BMJ 2016; 352 doi: https://doi.org/10.1136/bmj.i972 (Published 17 February 2016) Cite this as: BMJ 2016;352:i972
  1. Jacqui Wise
  1. London

Proton pump inhibitor use may be associated with an increased risk of dementia, a German prospective cohort study published in JAMA Neurology shows.1 These are widely used for treating gastrointestinal disease, and their use has increased among older patients.

The researchers used observational data covering 2004-11 obtained from the largest German statutory health insurer, Allgemeine Ortskrankenkasse. The insurer covers one third of the German population and half of its elderly people. A total of 73 679 participants who were over 75 and free of dementia at baseline were included in the study.

The researchers identified 29 510 people who developed dementia in the study period. The 2950 patients receiving regular proton pump treatment had a significantly higher risk of incident dementia than the 70 729 patients not receiving the drugs (hazard ratio 1.44 (95% confidence interval 1.36 to 1.52); P<0.001). The mean age of those using proton pump inhibitors was 83.8 years, and 77.9% of these were female. The mean age of those not using them was 83, and 73.6 were female.

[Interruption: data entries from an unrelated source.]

template <class CA, class CB, int FA, int FB, bool KMAJOR, bool ILV = false>
QCN_DEV void convpair_ws16_body(int b, int G, const uint8_t* __restrict__ x, int nimg, int x_zp,
                                const int8_t* __restrict__ wa, const ConvEpi& epa, int xb_zp,
                                const int8_t* __restrict__ wb, const ConvEpi& epb, uint8_t* __restrict__ y) {
  using P = PairWs16<CA, CB>;
  using XA = Pix16<CA>;
  using XB = Pix16<CB>;
  constexpr int SEGS = P::SEGS, IMG = CA::IMG, W = CA::W, WCO = CA::WCO;
  constexpr int CH16 = CA::kCin / 16;
  extern __shared__ __attribute__((aligned(16))) uint8_t lds[];
  const int tid = threadIdx.x;
  const int role = __builtin_amdgcn_readfirstlane(tid >> 8);
  const int rt = tid & 255, lane = tid & 63, wave = rt >> 6;
  const int wc = wave % WCO, wp = wave / WCO;
  int T;
  if constexpr (ILV) {
    const int mine = b < nimg ? (nimg - 1 - b) / G + 1 : 0;
    T = (mine + SEGS - 1) / SEGS;
  } else {
    const int ntile = (nimg + SEGS - 1) / SEGS;
    T = b < ntile ? (ntile - 1 - b) / G + 1 : 0;
  }
  auto img_of = [&](int k, int sg) {
    const int n = ILV ? b + (k * SEGS + sg) * G : (b + k * G) * SEGS + sg;
    return n < nimg ? n : (ILV ? b + k * SEGS * G : (b + k * G) * SEGS);
  };
  auto in_src = [&](int k, int q) {
    const int p = rt + 256 * q;
    const int n = img_of(k, p / (IMG * CH16));
    return x + ((long)n * IMG + (p / CH16) % IMG) * CA::kCin + (p % CH16) * 16;
  };
  auto in_dst = [&](int q) {
    const int p = rt + 256 * q;
    const int pix = (p / CH16) % IMG;
    return CA::slot(p / (IMG * CH16), pix / W + 1, pix % W + 1) + (p % CH16) * 16;
  };
  uint4 sv0[4];
  if (role == 0 && T > 0) {
#pragma unroll
    for (int q = 0; q < 4; ++q) sv0[q] = *reinterpret_cast<const uint4*>(in_src(0, q));
  }
  float* eka = reinterpret_cast<float*>(lds + P::OFF_EA);
  float* ekb = reinterpret_cast<float*>(lds + P::OFF_EB);
  int* cra = reinterpret_cast<int*>(lds + P::OFF_CA);
  int* crb = reinterpret_cast<int*>(lds + P::OFF_CB);
  constexpr int NA = 3 * CA::kCout / 4, NB = 3 * CB::kCout / 4;
  constexpr int NCA = CA::kCout / 4, NCB = CB::kCout / 4;
  constexpr int NTAB = NA + NB + NCA + NCB, TPT = (NTAB + 255) / 256;
  float4 tval[TPT];
  auto tab = [&](int e, bool dst) -> float4* {
    if (e < NA) {
      const int a = e / (CA::kCout / 4), o = e % (CA::kCout / 4);
      const float* s = a == 0 ? epa.u : (a == 1 ? epa.v : epa.mult);
      return dst ? reinterpret_cast<float4*>(eka) + e : const_cast<float4*>(reinterpret_cast<const float4*>(s) + o);
    }
    e -= NA;
    if (e < NB) {
      const int a = e / (CB::kCout / 4), o = e % (CB::kCout / 4);
      const float* s = a == 0 ? epb.u : (a == 1 ? epb.v : epb.mult);
      return dst ? reinterpret_cast<float4*>(ekb) + e : const_cast<float4*>(reinterpret_cast<const float4*>(s) + o);
    }
    e -= NB;
    if (e < NCA)
      return dst ? reinterpret_cast<float4*>(cra) + e
                 : const_cast<float4*>(reinterpret_cast<const float4*>(epa.corr) + e);
    e -= NCA;
    return dst ? reinterpret_cast<float4*>(crb) + e
               : const_cast<float4*>(reinterpret_cast<const float4*>(epb.corr) + e);
  };
  {
    const uint32_t pa4 = xor80(splat_u8(x_zp)), pb4 = xor80(splat_u8(xb_zp));
    auto halo = [&](auto cfg, uint8_t* base, int nbuf, int pbytes, uint32_t pad) {
      using C = decltype(cfg);
      constexpr int HS = 2 * C::PCOLS + 2 * (C::PROWS - 2), CH = C::kCin / 16;
      const int total = nbuf * C::SEGS * HS * CH;
      for (int e = tid; e < total; e += 512) {
        const int c = e % CH, hs = (e / CH) % HS, sg = (e / (CH * HS)) % C::SEGS, bf = e / (CH * HS * C::SEGS);
        int pr, pc;
        if (hs < C::PCOLS) { pr = 0; pc = hs; }
        else if (hs < 2 * C::PCOLS) { pr = C::PROWS - 1; pc = hs - C::PCOLS; }
        else { const int r = hs - 2 * C::PCOLS; pr = 1 + (r >> 1); pc = (r & 1) ? C::PCOLS - 1 : 0; }
        *reinterpret_cast<uint4*>(base + bf * pbytes + C::slot(sg, pr, pc) + c * 16) = make_uint4(pad, pad, pad, pad);
      }
    };
    halo(CA{}, lds + P::OFF_PA, P::DOUBLE_A ? 2 : 1, P::PA, pa4);
    halo(CB{}, lds + P::OFF_PB, 2, P::PB, pb4);
  }
  if (role == 1) {
#pragma unroll
    for (int k = 0; k < TPT; ++k)
      if (rt + 256 * k < NTAB) tval[k] = *tab(rt + 256 * k, false);
#pragma unroll
    for (int k = 0; k < TPT; ++k)
      if (rt + 256 * k < NTAB) *tab(rt + 256 * k, true) = tval[k];
  }
  if (T == 0) return;

  const int p16 = lane & 15, g = lane >> 4;
  const wt_rsrc_t wra = wt_rsrc(wa), wrb = wt_rsrc(wb);
  const int voff = (wc * 64 + p16) * 64 + g * 16;
  auto pa_buf = [&](int j) { return lds + P::OFF_PA + (P::DOUBLE_A ? (j & 1) * P::PA : 0); };
  auto pb_buf = [&](int j) { return lds + P::OFF_PB + (j & 1) * P::PB; };
  auto write_in = [&](uint8_t* pa, const uint4 (&sv)[4]) {
#pragma unroll
    for (int q = 0; q < 4; ++q)
      *reinterpret_cast<uint4*>(pa + in_dst(q)) =
          make_uint4(xor80(sv[q].x), xor80(sv[q].y), xor80(sv[q].z), xor80(sv[q].w));
  };
  auto first_chunk = [&](wt_rsrc_t w0, v4i (&ga)[2][4]) {
#pragma unroll
    for (int i = 0; i < 4; ++i) {
      const auto v = __builtin_amdgcn_raw_buffer_load_b128(w0, voff, i * 1024, 0);
      ga[0][i] = (v4i){(int)v[0], (int)v[1], (int)v[2], (int)v[3]};
    }
  };

  v4i acc[4][8];
  if (role == 0) write_in(pa_buf(0), sv0);
  lds_barrier();

  struct Lane {
    int p16, g, ek;
    int la, lb;
    int hb;
    int q;
    const int *ca, *cb;
  };
  auto lanes = [&]() {
    int lz = lane;
    asm volatile("" : "+v"(lz));
    Lane L;
    L.p16 = lz & 15;
    L.g = lz >> 4;
    L.ek = wc * 64 + 4 * L.g;
    L.la = XA::at(wp, 0, L.p16) + 16 * L.g;
    L.lb = XB::at(wp, 0, L.p16) + 16 * L.g;
    L.hb = XA::template out_at<CB>(wp, 0, L.p16) + wc * 64 + 4 * L.g;
    L.q = wp * 32 + L.p16;
    L.ca = cra + (lz >> 6);
    L.cb = crb + (lz >> 6);
    return L;
  };
  auto epi_a = [&](const Lane& L, uint8_t* pb) {
    static_for<4>([&](auto ic) {
      constexpr int i = decltype(ic)::value;
      const EpiG K = load_epig(eka, CA::kCout, L.ek + 16 * i);
      static_for<8>([&](auto jc) {
        constexpr int j = decltype(jc)::value;
        uint32_t wd = 0;
#pragma unroll
        for (int r = 0; r < 4; ++r) wd = rq_elem<FA>(acc[i][j][r], K, r, epa, wd);
        *reinterpret_cast<uint32_t*>(pb + L.hb + XA::template out_jofs<CB>(j) + 16 * i) = xor80(wd);
      });
    });
  };
  auto epi_b = [&](const Lane& L, int k) {
    static_for<2>([&](auto gc) {
      constexpr int gq = decltype(gc)::value;
      uint32_t d[4];
      static_for<4>([&](auto ic) {
        constexpr int i = decltype(ic)::value;
        const EpiG K = load_epig(ekb, CB::kCout, L.ek + 16 * i);
        uint32_t wd = 0;
#pragma unroll
        for (int r = 0; r < 4; ++r) {
          const int a = max(max(acc[i][4 * gq][r], acc[i][4 * gq + 1][r]),
                            max(acc[i][4 * gq + 2][r], acc[i][4 * gq + 3][r]));
          wd = rq_elem<FB>(a, K, r, epb, wd);
        }
        d[i] = wd;
      });
      const auto s02 = __builtin_amdgcn_permlane32_swap(d[0], d[2], false, false);
      const auto s13 = __builtin_amdgcn_permlane32_swap(d[1], d[3], false, false);
      const auto t01 = __builtin_amdgcn_permlane16_swap(s02[0], s13[0], false, false);
      const auto t23 = __builtin_amdgcn_permlane16_swap(s02[1], s13[1], false, false);
      const uint4 v = make_uint4(t01[0], t01[1], t23[0], t23[1]);
      const int q = L.q + 16 * gq;
      const int n = img_of(k, q / P::OPI), pix = q % P::OPI;
      const int co = wc * 64 + 16 * L.g;
      const bool real = ILV ? b + (k * SEGS + q / P::OPI) * G < nimg : (b + k * G) * SEGS + q / P::OPI < nimg;
      if (real) {
        if constexpr (KMAJOR) {
          const int kc = (pix * CB::kCout + co) / 32;
          store_wt16(wt_rsrc(y), (uint32_t)(((long)kc * nimg + n) * 32 + 16 * (L.g & 1)), v);
        } else {
          store_wt16(wt_rsrc(y + (long)n * P::OPI * CB::kCout), (uint32_t)(pix * CB::kCout + co), v);
        }
      }
    });
  };

  if (role == 0) {
    v4i ga[2][4];
    first_chunk(wra, ga);
    uint4 sv[4] = {};
#pragma unroll 1
    for (int p = 0; p <= T; ++p) {
      if constexpr (!P::DOUBLE_A) {
        if (p >= 1 && p < T) write_in(pa_buf(p), sv);
        lds_barrier();
      }
      WS16_STAMP(p, 0);
      if (p < T) {
        const Lane L = lanes();
        pipe_job16<CA>(pa_buf(p), L.ca, wra, wra, voff, wc, L.la, L.g, acc, ga);
        WS16_STAMP(p, 1);
        const int kn = p + 1 < T ? p + 1 : p;
#pragma unroll
        for (int q = 0; q < 4; ++q) sv[q] = *reinterpret_cast<const uint4*>(in_src(kn, q));
        epi_a(L, pb_buf(p));
        if constexpr (P::DOUBLE_A) write_in(pa_buf(p + 1), sv);
        WS16_STAMP(p, 2);
      }
      lds_barrier();
    }
  } else {
    v4i ga[2][4];
    first_chunk(wrb, ga);
#pragma unroll 1
    for (int p = 0; p <= T; ++p) {
      if constexpr (!P::DOUBLE_A) lds_barrier();
      WS16_STAMP(p, 0);
      if (p >= 1) {
        const Lane L = lanes();
        if (p >= 2) epi_b(L, p - 2);
        WS16_STAMP(p, 1);
        pipe_job16<CB>(pb_buf(p - 1), L.cb, wrb, wrb, voff, wc, L.lb, L.g, acc, ga);
        WS16_STAMP(p, 2);
      }
      lds_barrier();
    }
    const Lane L = lanes();
    epi_b(L, T - 1);
#ifdef QCN_CONVNET_STAMP
    if (T + 1 < 8) { WS16_STAMP(T + 1, 0); }
#endif
  }
}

A subgroup analysis of the three most often used proton pump inhibitors (omeprazole, pantoprazole, and esomeprazole) showed similar effect sizes, including a slightly more pronounced risk of dementia with esomeprazole.

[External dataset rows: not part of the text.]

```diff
-          tc_run_pass<H, D, TC ? TCN : 16>(p, reinterpret_cast<const unsigned char*>(ring), reinterpret_cast<unsigned char*>(XA),
-                                           tb, tc_boxes, cc, m0, min(TCN, Mtot - m0), pool_mean_cta, pool_hidden_cta,
-                                           tc_scratch_cta, tid, lane, warp, ph, tmark, ph + 16, nothing);
+        tc_run_pass<H, D, TC ? TCN : 16>(p, reinterpret_cast<const unsigned char*>(ring), reinterpret_cast<unsigned char*>(XA),
+                                         tb, tc_boxes, cc, m0, min(TCN, Mtot - m0), pool_mean_cta, pool_hidden_cta,
+                                         tc_scratch_cta, tid, lane, warp, ph, tmark, ph + 16);
         named_bar_sync(1, NT);
         UIS_PHASE(4);
       }
+      named_bar_sync(kBarHandB, NT + kHelperThreads);
+      if (tid == 0 && misc[MI_HACK] != misc[MI_HEPOCH]) __trap();
+      UIS_PHASE(6);
+      helped = misc[MI_HMODE] == HELP_PRELUDE;
+      if (helped) continue;
     } else {
     if (Mtot == 0 && !STAT) drain_pass<C>(full, empty, it, lane, p.depth, xsize);
     for (int m0 = 0; m0 < Mtot; m0 += C::CP) {
@@ -1508,9 +1574,7 @@
           }
           lane_fetch(g);
         } else {
-          const long long rows = (((long long)ls[LS_DBGROWS_HI] << 32) | (unsigned)ls[LS_DBGROWS_LO]) + ls[LS_NWIN];
-          ls[LS_DBGROWS_LO] = (int)(rows & 0xffffffffll); ls[LS_DBGROWS_HI] = (int)(rows >> 32);
-          ls[LS_T] = ls[LS_T] + 1; ls[LS_NB] = ls[LS_NWIN]; ls[LS_GEN] = ls[LS_GEN] ^ 1; ls[LS_FRESH] = 0;
+          lane_advance(g);
         }
       }
     }
@@ -1518,7 +1582,7 @@
     {
       bool any = false;
       for (int g = 0; g < G; ++g)
-        if (fin[g] && LSp(g)[LS_ACTIVE] && LSp(g)[LS_FRESH]) { lane_prefetch(g, 0); any = true; }
+        if (fin[g] && LSp(g)[LS_ACTIVE] && LSp(g)[LS_FRESH]) { lane_prefetch(g, 0, tid, NT); any = true; }
       if (any) cp_async_commit();
     }
     UIS_PHASE(5);
diff --git a/uisrnn_b200/csrc/uis_common.cuh b/uisrnn_b200/csrc/uis_common.cuh
--- a/uisrnn_b200/csrc/uis_common.cuh
+++ b/uisrnn_b200/csrc/uis_common.cuh
@@ -154,6 +154,9 @@
 __device__ __forceinline__ void named_bar_sync(int id, int nthreads) {
   asm volatile("bar.sync %0, %1;" ::"r"(id), "r"(nthreads) : "memory");
 }
+__device__ __forceinline__ void named_bar_arrive(int id, int nthreads) {
+  asm volatile("bar.arrive %0, %1;" ::"r"(id), "r"(nthreads) : "memory");
+}
 
 __device__ __forceinline__ float warp_sum(float v) {
 #pragma unroll
```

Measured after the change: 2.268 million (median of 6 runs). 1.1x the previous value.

The researchers adjusted their analysis by including several potential confounding factors such as age, sex, comorbidities, and polypharmacy, but they could not adjust for ApoE4 allele carrier status or for lower educational level. They were also unable to differentiate between forms of dementia.

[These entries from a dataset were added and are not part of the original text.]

diff --git a/fal_net_amd/csrc/conv_dma.hip b/fal_net_amd/csrc/conv_dma.hip
--- a/fal_net_amd/csrc/conv_dma.hip
+++ b/fal_net_amd/csrc/conv_dma.hip
@@ -578,8 +578,13 @@
     FALNET_RETURN_LAUNCH();
 }
 
-template <typename T, bool POOL, int TH, int NWAVES, bool PLANAR>
+template <typename T> struct PoolCodes {};
+template <typename TT> struct Dma16Operand { typedef TT type; static constexpr bool codes = false; };
+template <typename T> struct Dma16Operand<PoolCodes<T>> { typedef T type; static constexpr bool codes = true; };
+template <typename TT, bool POOL, int TH, int NWAVES, bool PLANAR>
 __global__ __launch_bounds__(NWAVES * 64, NWAVES == 8 ? 2 : 1) void conv3x3_dma16_kernel(const falnet_conv_t p, int tiles_x, int tiles_y, int flip, int ntiles) {
+    typedef typename Dma16Operand<TT>::type T;
+    constexpr bool CODES = Dma16Operand<TT>::codes;
     constexpr int MT = TH / NWAVES, BN = 64, NT = BN / 32;
     static_assert(sizeof(T) == 2 && (MT == 1 || MT == 2) && (MT == 2 || !POOL), "16-bit operands; one or two rows per wave; the fused pool needs row pairs");
     constexpr int KCV = 32;
@@ -843,7 +848,7 @@
                     acc[mt][nt].to32(v[mt][0]);
                     acc[mt][nt].zero();
                 }
-                if constexpr (POOL) epilogue_direct<T, MT, 1, decltype(pixoff), decltype(pooloff), -1, false, true>(p, v, bias, n0 + 32 * nt, lane, pixoff, pooloff);
+                if constexpr (POOL) epilogue_direct<T, MT, 1, decltype(pixoff), decltype(pooloff), -1, false, true, false, CODES>(p, v, bias, n0 + 32 * nt, lane, pixoff, pooloff);
                 else epilogue_direct<T, MT, 1, decltype(pixoff), NoPool, (PLANAR ? -1 : FALNET_DMA16_EPI_AHEAD), false, !PLANAR, PLANAR>(p, v, bias, n0 + 32 * nt, lane, pixoff);
                 if (nt == 0) CD16_B();
             }
@@ -872,6 +877,7 @@
         if (th == 4) DMA16_K(T, false, 4, 4, false);      \
         else if (th == 8) DMA16_K(T, false, 8, 8, false); \
         else if (planar) DMA16_K(T, false, 16, 8, true);  \
+        else if (p.pool_out && p.pool_code) DMA16_K(PoolCodes<T>, true, 16, 8, false); \
         else if (p.pool_out) DMA16_K(T, true, 16, 8, false); \
         else DMA16_K(T, false, 16, 8, false);             \
     } while (0)
diff --git a/fal_net_amd/csrc/conv_epilogue.h b/fal_net_amd/csrc/conv_epilogue.h
--- a/fal_net_amd/csrc/conv_epilogue.h
+++ b/fal_net_amd/csrc/conv_epilogue.h
@@ -259,7 +259,8 @@
 __device__ __forceinline__ float lane_xor1(float v) {
     return __int_as_float(__builtin_amdgcn_mov_dpp(__float_as_int(v), 0xB1, 0xF, 0xF, true));
 }
-template <typename T, int MT, int NT, typename PixOff, typename PoolOff = NoPool, int AHEAD = 1, bool DEFER = false, bool NHWC_ONLY = false, bool PLANAR_PTR = false>
+template <typename T, int MT, int NT, typename PixOff, typename PoolOff = NoPool, int AHEAD = 1, bool DEFER = false, bool NHWC_ONLY = false, bool PLANAR_PTR = false,
+          bool CODES = false>
 __device__ __forceinline__ void epilogue_direct(const falnet_conv_t& p, f32x16 (&acc)[MT][NT], const float (&bias)[NT][16], int nbase, int lane,
                                                 PixOff pixoff, PoolOff pooloff = PoolOff(), PackedOut<T, MT, NT>* defer = nullptr) {
     constexpr bool POOL = !std::is_same<PoolOff, NoPool>::value;
@@ -274,6 +275,7 @@
     for (int nt = 0; nt < NT; ++nt) {
         const int cbase = nbase + nt * 32;
         float hp[16];
+        [[maybe_unused]] bool top_right[CODES ? 16 : 1];
         constexpr int NR = AHEAD < 0 ? 1 : 1 + AHEAD;
         TileRaw<T> ra[NR], rb[NR];
         if (AHEAD > 0) {
@@ -304,6 +306,10 @@
                 if constexpr (AHEAD < 0) tile_load<T>(actout, o, cbase, h, p.Cout, a);
                 else tile_unpack<T>(rb[mt & (AHEAD < 0 ? 0 : AHEAD)], a);
                 actgrad16(v, a, p.actout_kind);
+            }
+            if constexpr (CODES) {
+#pragma unroll
+                for (int j = 0; j < 16; ++j) v[j] = to_f32(from_f32<T>(v[j]));
             }
             if constexpr (DEFER) {
                 tile_pack<T>(v, defer->out[mt][nt]);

The study concluded, “The present study can only provide a statistical association between PPI [proton pump inhibitor] use and risk of dementia. The possible underlying causal biological mechanism has to be explored in future studies.

“To evaluate and establish direct cause and effect relationships between PPI use and incident dementia in the elderly, randomized, prospective clinical trials are needed.”